On est accueilli par de lumineux yeux bleus et une poignée de main franche. «Comment va-t-on communiquer?» Tanya sourit, rassurante: «Je lis sur les lèvres et j’entends grâce à un implant, explique-t-elle avec une prononciation quasi-parfaite. Ne parlez pas trop doucement ni trop vite et c’est parfait!» La jeune femme est sourde de naissance. Elle apprend la langue des signes à 2 ans et un an plus tard, elle reçoit un implant qui lui permet d’entendre une partie des sons. «Mais c’est très artificiel, métallique, pas totalement distinct et s’il y a du brouhaha je ne comprends rien.» Sa scolarité obligatoire se déroule sans embûches, avec l’aide d’un interprète en classe et des cours intensifs de logopédie pour apprendre à moduler sa voix et construire sa prononciation.

«La santé? Tu rêves!»

Lorsqu’elle doit choisir son orientation professionnelle, il n’y a pas à tergiverser: ce sera infirmière. C’est moins l’évidence du côté de l’assurance invalidité (AI), qui prend en charge les frais auxiliaires liés au handicap, dont les interprètes. «J’ai fait une liste avec les métiers que j’aimais et ce que je ne voulais pas faire. Ma conseillère AI m’a dit: «Tout ce que tu as choisi est irréalisable. Tu rêves trop. Refais un choix parmi ceux que tu as écarté.» Refus de l’intéressée; elle intègre l’Ecole de culture générale (ECG) en filière santé. «La première chose que mon prof m’a dite c’est: comment tu vas faire avec le stéthoscope?» Inébranlable, Tanya maintient son cap et termine l’ECG avec de bonnes notes, à force de travail acharné et de quelques aménagements d’études.
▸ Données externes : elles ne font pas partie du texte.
template <int NW>
__global__ __launch_bounds__(64 * NW) void g2s_d3_trace(const D3Params P, const D3Work W, GapOut* __restrict__ outs,
                                                   const SubRec* __restrict__ sub, const char* __restrict__ chu,
                                                   const char* __restrict__ chd, const uint32_t* __restrict__ rnd,
                                                   uint64_t capacity, g2s_result* __restrict__ results,
                                                   char* __restrict__ arena, uint32_t* __restrict__ summary_host,
                                                   const g2s::D3Side side, uint32_t* __restrict__ clean_words ) {
  extern __shared__ __attribute__((aligned(16))) uint32_t lds[];
  D3Summary* S = W.sum;
  const uint32_t i = blockIdx.x;
  constexpr int NT = 64 * NW;
  const int tid = (int)threadIdx.x, lane = tid & 63;
  const bool w0 = tid < 64;
#ifdef G2S_SYNC_DEBUG
  auto wg_sync = [&]() { if constexpr (NW > 1) __syncthreads(); else { g2s_sync_jitter(0xD3u); g2s_wait_all(); asm volatile("s_waitcnt lgkmcnt(0)" ::: "memory"); __builtin_amdgcn_wave_barrier(); } };
#else
  auto wg_sync = [&]() { if constexpr (NW > 1) __syncthreads(); else { asm volatile("s_waitcnt lgkmcnt(0)" ::: "memory"); __builtin_amdgcn_wave_barrier(); } };
#endif
  SegW* segs = (SegW*)lds;
  static_assert(sizeof(g2s_result) == 112, "g2s_result layout");
  unsigned long long* laps = (unsigned long long*)((char*)W.sum + 512);
  const unsigned long long tk0 = P.laps ? wall_clock64() : 0ull;
  unsigned long long tk1 = 0, tk2 = 0, tk3 = 0, hops = 0, tkm = 0;
  if (P.laps && i == 0 && tid == 0) laps[13] = tk0;
  const uint32_t status = uni(S->status);
  g2s::D3Trace td;
  {
    const uint4 h0 = ((const uint4*)&W.tdesc[i])[0], h1 = ((const uint4*)&W.tdesc[i])[1];
    td.arena_off = (uint64_t)uni(h0.x) | ((uint64_t)uni(h0.y) << 32);
    td.sub_at = (uint64_t)uni(h0.z) | ((uint64_t)uni(h0.w) << 32);
    td.gi = uni(h1.x); td.off = uni(h1.y); td.want = uni(h1.z);
    td.lmf = (uint16_t)(uni(h1.w) & 0xFFFFu); td.nsegs = (uint16_t)(uni(h1.w) >> 16);
  }
  struct {
    uint32_t flags, dflags, start_seg, start_t, sub_vertices, sub_edges, top_level;
    int32_t c_count, n_len, len[2], reached_j, count_s;
  } go;
  {
    const GapOut& g = outs[i];
    go.top_level = uni(g.top_level);
    go.flags = uni(g.flags); go.dflags = uni(g.dflags); go.start_seg = uni(g.start_seg); go.start_t = uni(g.start_t);
    go.sub_vertices = uni(g.sub_vertices); go.sub_edges = uni(g.sub_edges);
    go.c_count = (int32_t)uni((uint32_t)g.c_count); go.n_len = (int32_t)uni((uint32_t)g.n_len);
    go.len[0] = (int32_t)uni((uint32_t)g.len[0]); go.len[1] = (int32_t)uni((uint32_t)g.len[1]);
    go.reached_j = (int32_t)uni((uint32_t)g.reached_j); go.count_s = (int32_t)uni((uint32_t)g.count_s);
  }
  bool d2_lost = false;
  if ((go.dflags & G2S_DEVA_D2_PENDING) && !(go.dflags & (G2S_DEVA_RUNS | G2S_DEVA_D2_FAILED)) && !P.skip_confident) {
    uint32_t v = go.dflags;
    for (uint32_t spin = 0; spin < (1u << 22) && !(v & (G2S_DEVA_RUNS | G2S_DEVA_D2_FAILED)); spin++) {
      __builtin_amdgcn_s_sleep(8);
      v = uni(__hip_atomic_load(&outs[i].dflags, __ATOMIC_ACQUIRE, __HIP_MEMORY_SCOPE_AGENT));
    }
    __builtin_amdgcn_fence(__ATOMIC_ACQUIRE, "agent");
    go.dflags = v;
    go.sub_vertices = uni(__hip_atomic_load(&outs[i].sub_vertices, __ATOMIC_RELAXED, __HIP_MEMORY_SCOPE_AGENT));
    go.sub_edges = uni(__hip_atomic_load(&outs[i].sub_edges, __ATOMIC_RELAXED, __HIP_MEMORY_SCOPE_AGENT));
    if (!(v & (G2S_DEVA_RUNS | G2S_DEVA_D2_FAILED))) d2_lost = true;
  }
  if ((go.dflags & G2S_DEVA_D2_PENDING) && (go.dflags & G2S_DEVA_D2_FAILED) && !(td.gi & GI_HOST) && (td.gi & GI_PHASE_D)) d2_lost = true;
  uint32_t gsp_all = 0, gsp_sent = 0;
  auto leave = [&](uint32_t fill_len) {
    if (!w0) return;
    uint32_t last = 0;
    if (lane == 0) {
      if (P.laps) {
        const unsigned long long tk4 = wall_clock64();
        atomicMax(&laps[14], tk1 ? tk1 - tk0 : 0ull); atomicMax(&laps[15], tk2 ? tk2 - tk1 : 0ull);
        atomicMax(&laps[16], tk3 ? tk3 - tk2 : 0ull); atomicMax(&laps[17], ((tk4 - tk0) << 24) | ((td.gi & GI_HOST) ? 1ull << 23 : 0ull) | (unsigned long long)(i & 0x7FFFFFu)); atomicMax(&laps[18], tk4);
        atomicMax(&laps[19], ((tk2 ? tk2 - tk1 : 0ull) << 32) | (hops << 16) | (tkm ? tkm - tk1 : 0ull));
        if ((P.laps >> 4) == i + 1u) { laps[26] = tk0; laps[27] = tk1; laps[28] = tkm; laps[29] = tk2; laps[30] = tk3; laps[31] = tk4; }
      }
      const uint32_t c = i & 63u, n = gridDim.x;
// ... 16 lines not shown
    const unsigned long long c1 = __hip_atomic_load(cl + 1, __ATOMIC_RELAXED, __HIP_MEMORY_SCOPE_AGENT);
    summary_host[lane] = s0;
    summary_host[64 + lane] = s1;
    ((unsigned long long*)(summary_host + 256 + 32 * lane))[0] = c0;
    ((unsigned long long*)(summary_host + 256 + 32 * lane))[1] = c1;
    if (P.self_clean) {
      src[lane] = 0u; src[64 + lane] = 0u;
      ((unsigned long long*)(src + 256 + 32 * lane))[0] = 0ull;
      ((unsigned long long*)(src + 256 + 32 * lane))[1] = 0ull;
    }
    if (P.self_clean && clean_words && lane < 32) clean_words[lane] = 0u;
    if (P.laps && lane == 0) { asm volatile("s_waitcnt vmcnt(0)" ::: "memory"); laps[25] = wall_clock64(); }
  };
  if (status) { leave(0u); return; }
  if (d2_lost) {
    if (tid == 0) { atomicAdd(&S->anomalies, 1u); arena[td.arena_off + td.lmf] = '\0'; }
    asm volatile("s_waitcnt vmcnt(0)" ::: "memory");
    leave(0u);
    return;
  }
  const uint32_t gi = td.gi;
  if ((go.dflags & G2S_DEVA_TRACED) && !(gi & (GI_BAD | GI_SKIPPED | GI_MEM | GI_HOST)) && (gi & GI_PHASE_D)) {
    asm volatile("s_waitcnt vmcnt(0)" ::: "memory");
    leave((go.top_level >> 16) - (go.top_level & 0xFFFFu));
    return;
  }
  const bool spec = (go.dflags & G2S_DEVA_SPEC) != 0u && W.spec_text != nullptr && !(gi & (GI_BAD | GI_SKIPPED | GI_MEM | GI_HOST)) && (gi & GI_PHASE_D);
  const int spec_stop = (int)(go.top_level & 0xFFFFu), spec_len = (int)(go.top_level >> 16);
  const unsigned long long spec_chain = spec ? ((unsigned long long)uni(outs[i].stat[6]) | ((unsigned long long)uni(outs[i].stat[7]) << 32)) : 0ull;
  struct { uint16_t lmf; } dg = {td.lmf};
  const uint64_t abs_off = td.arena_off;
// ... 43 lines not shown
    rw[16] = go.sub_vertices; rw[18] = go.sub_edges;
    if (by_runs) {
      const uint4 o0 = ((const uint4*)&W.d2out[i])[0], o1 = ((const uint4*)&W.d2out[i])[1];
      runs = W.d2runs + 2ull * uni(o0.x);
      n_runs = uni(o0.y);
      rw[8] = uni(o0.z); rw[10] = uni(o0.w); rw[12] = uni(o1.x); rw[14] = uni(o1.y); rw[16] = uni(o1.z); rw[18] = uni(o1.w);
    }
  }
  if (!phase_d) {
    if (tid == 0) buf[dg.lmf] = '\0';
    finish(0u);
    leave(0u);
    return;
  }
  if (gi & GI_HOST) {
    const uint32_t it = uni(W.host_slot[i]);
    if (it != 0xFFFFFFFFu) {
      const g2s::D3HostItem* hp = &W.hitems[it];
      const uint64_t so = (uint64_t)uni((uint32_t)hp->seg_off) | ((uint64_t)uni((uint32_t)(hp->seg_off >> 32)) << 32);
      const uint64_t ro = (uint64_t)uni((uint32_t)hp->rnd_off) | ((uint64_t)uni((uint32_t)(hp->rnd_off >> 32)) << 32);
      const uint32_t ns = uni(hp->n_segs), want = uni(hp->draws);
      const GapOut& g = outs[i];
      if ((uint32_t)tid < sizeof(GapOut) / 4u) ((uint32_t*)&side.outs[it])[tid] = ((const uint32_t*)&g)[tid];
      const uint4* src = (const uint4*)(sub + td.sub_at);
      uint4* dst = (uint4*)(side.segs + so);
      for (uint32_t w = (uint32_t)tid; w < 2u * ns; w += (uint32_t)NT) dst[w] = src[w];
      for (uint32_t w = (uint32_t)tid; w < (want + 8u) / 8u; w += (uint32_t)NT) {
        uint32_t pk8 = 0u;
#pragma unroll
        for (uint32_t x = 0; x < 8u; x++) {
          const uint32_t at = 8u * w + x;
          if (at <= want) pk8 |= ((rnd[td.off + at] >> 1) % 12u) << (4u * x);
        }
        side.rnd[ro + w] = pk8;
      }
      __threadfence_system();
// ... 489 lines not shown
  hipLaunchKernelGGL(g2s_d3_blocks, dim3(256), dim3(256), 0, st, W);
  hipLaunchKernelGGL(g2s_d3_groupfn, dim3(std::min(256u, (P.R0 + 256u) / 256u)), dim3(256), 0, st, W, P.R0, group_fn);
  return hipGetLastError();
}
hipError_t launch_d3_sharded_trace(hipStream_t st, const D3Params& P, const D3Work& W, const GapOut* outs, const SubRec* sub,
                                   const char* lastch_up, const char* lastch_dn, uint32_t* rnd_all, uint64_t rnd_capacity,
                                   void* results, char* arena, const D3Side& side, void* summary_host, hipEvent_t ev_d2) {
  if (P.n == 0) return hipSuccess;
  hipLaunchKernelGGL(g2s_d3_chain, dim3(1), dim3(1024), 0, st, W, rnd_all, P.base0, P.d_in);
  if (ev_d2) { const hipError_t e2 = hipStreamWaitEvent(st, ev_d2, 0); if (e2 != hipSuccess) return e2; }
  hipLaunchKernelGGL(g2s_d3_handoff, dim3((P.n + 63u) / 64u), dim3(64), 0, st, P, W, outs, sub, rnd_all + 31, rnd_capacity, side);
  const size_t lds = (size_t)P.seg_cap * (sizeof(SegRec) + 16) + (size_t)P.map_cap * 8 + 16;
  hipError_t e = hipFuncSetAttribute((const void*)g2s_d3_trace<1>, hipFuncAttributeMaxDynamicSharedMemorySize, (int)lds);
  if (e != hipSuccess) return e;
  hipLaunchKernelGGL(g2s_d3_trace<1>, dim3(P.n), dim3(64), lds, st, P, W, const_cast<GapOut*>(outs), sub, lastch_up, lastch_dn, rnd_all + 31, rnd_capacity,
                     (g2s_result*)results, arena, (uint32_t*)summary_host, side, (uint32_t*)nullptr);
  return hipGetLastError();
}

Prochaine étape: la Haute Ecole de santé. «On m’a encore répété que je visais trop haut…» Elle est admise en 2010. C’est l’année où elle met un genou à terre. «Ça ne s’est pas très bien passé… Certains profs refusaient de transmettre à l’avance les documents de cours aux interprètes pour leur faciliter la tâche. On m’avait acceptée à la condition que je sois autonome, certes. Mais je ne demandais pas grand-chose!» Tanya est rongée par le stress. «J’ai perdu 6 kilos en quelques mois…» souffle la jeune fille. Elle se relève. Travaille. Suit des cours d’appui trois fois par semaine. Comble ses lacunes avec les notes de camarades. Et en 2014, victoire: elle obtient son diplôme! Depuis un an, la jeune infirmière vit son rêve et travaille à l’EMS Les Mouilles.

Sourde mais pas incapable

Aujourd’hui, la jeune femme veut partager son expérience pour briser les préjugés. «Les gens pensent que les sourds ne sont pas autonomes. Oui, certains ne parlent pas car ils n’ont jamais appris et ils n’entendent rien même avec un implant. Mais d’autres en sont capables. J’ai dû me battre pour montrer que j’avais des capacités. Les gens doivent comprendre qu’il faut séparer le handicap et les compétences!»

Elle souhaite aussi que les sourds puissent vivre leur rêve, comme elle: «Si j’ai réussi, c’est grâce au soutien de ma famille et de mes amis. Et parce que je n’ai jamais écouté les gens, j’ai toujours écouté mon cœur.»

Une antenne santé spéciale

Son cœur lui lance maintenant un nouveau défi: «J’aimerais améliorer l’accès aux soins pour les sourds en créant une antenne qui leur est dédiée, avec des médecins qui maîtrisent la langue des signes. Pour l’instant, la plupart des sourds se rendent aux consultations avec des interprètes. Mais ceux-ci sont peu nombreux en Suisse romande, on croise tout le temps les mêmes. C’est un peu gênant de se faire accompagner par un interprète à un rendez-vous gynécologique et de le revoir ensuite à un repas de la Fédération des sourds!» conclut Tanya en rigolant.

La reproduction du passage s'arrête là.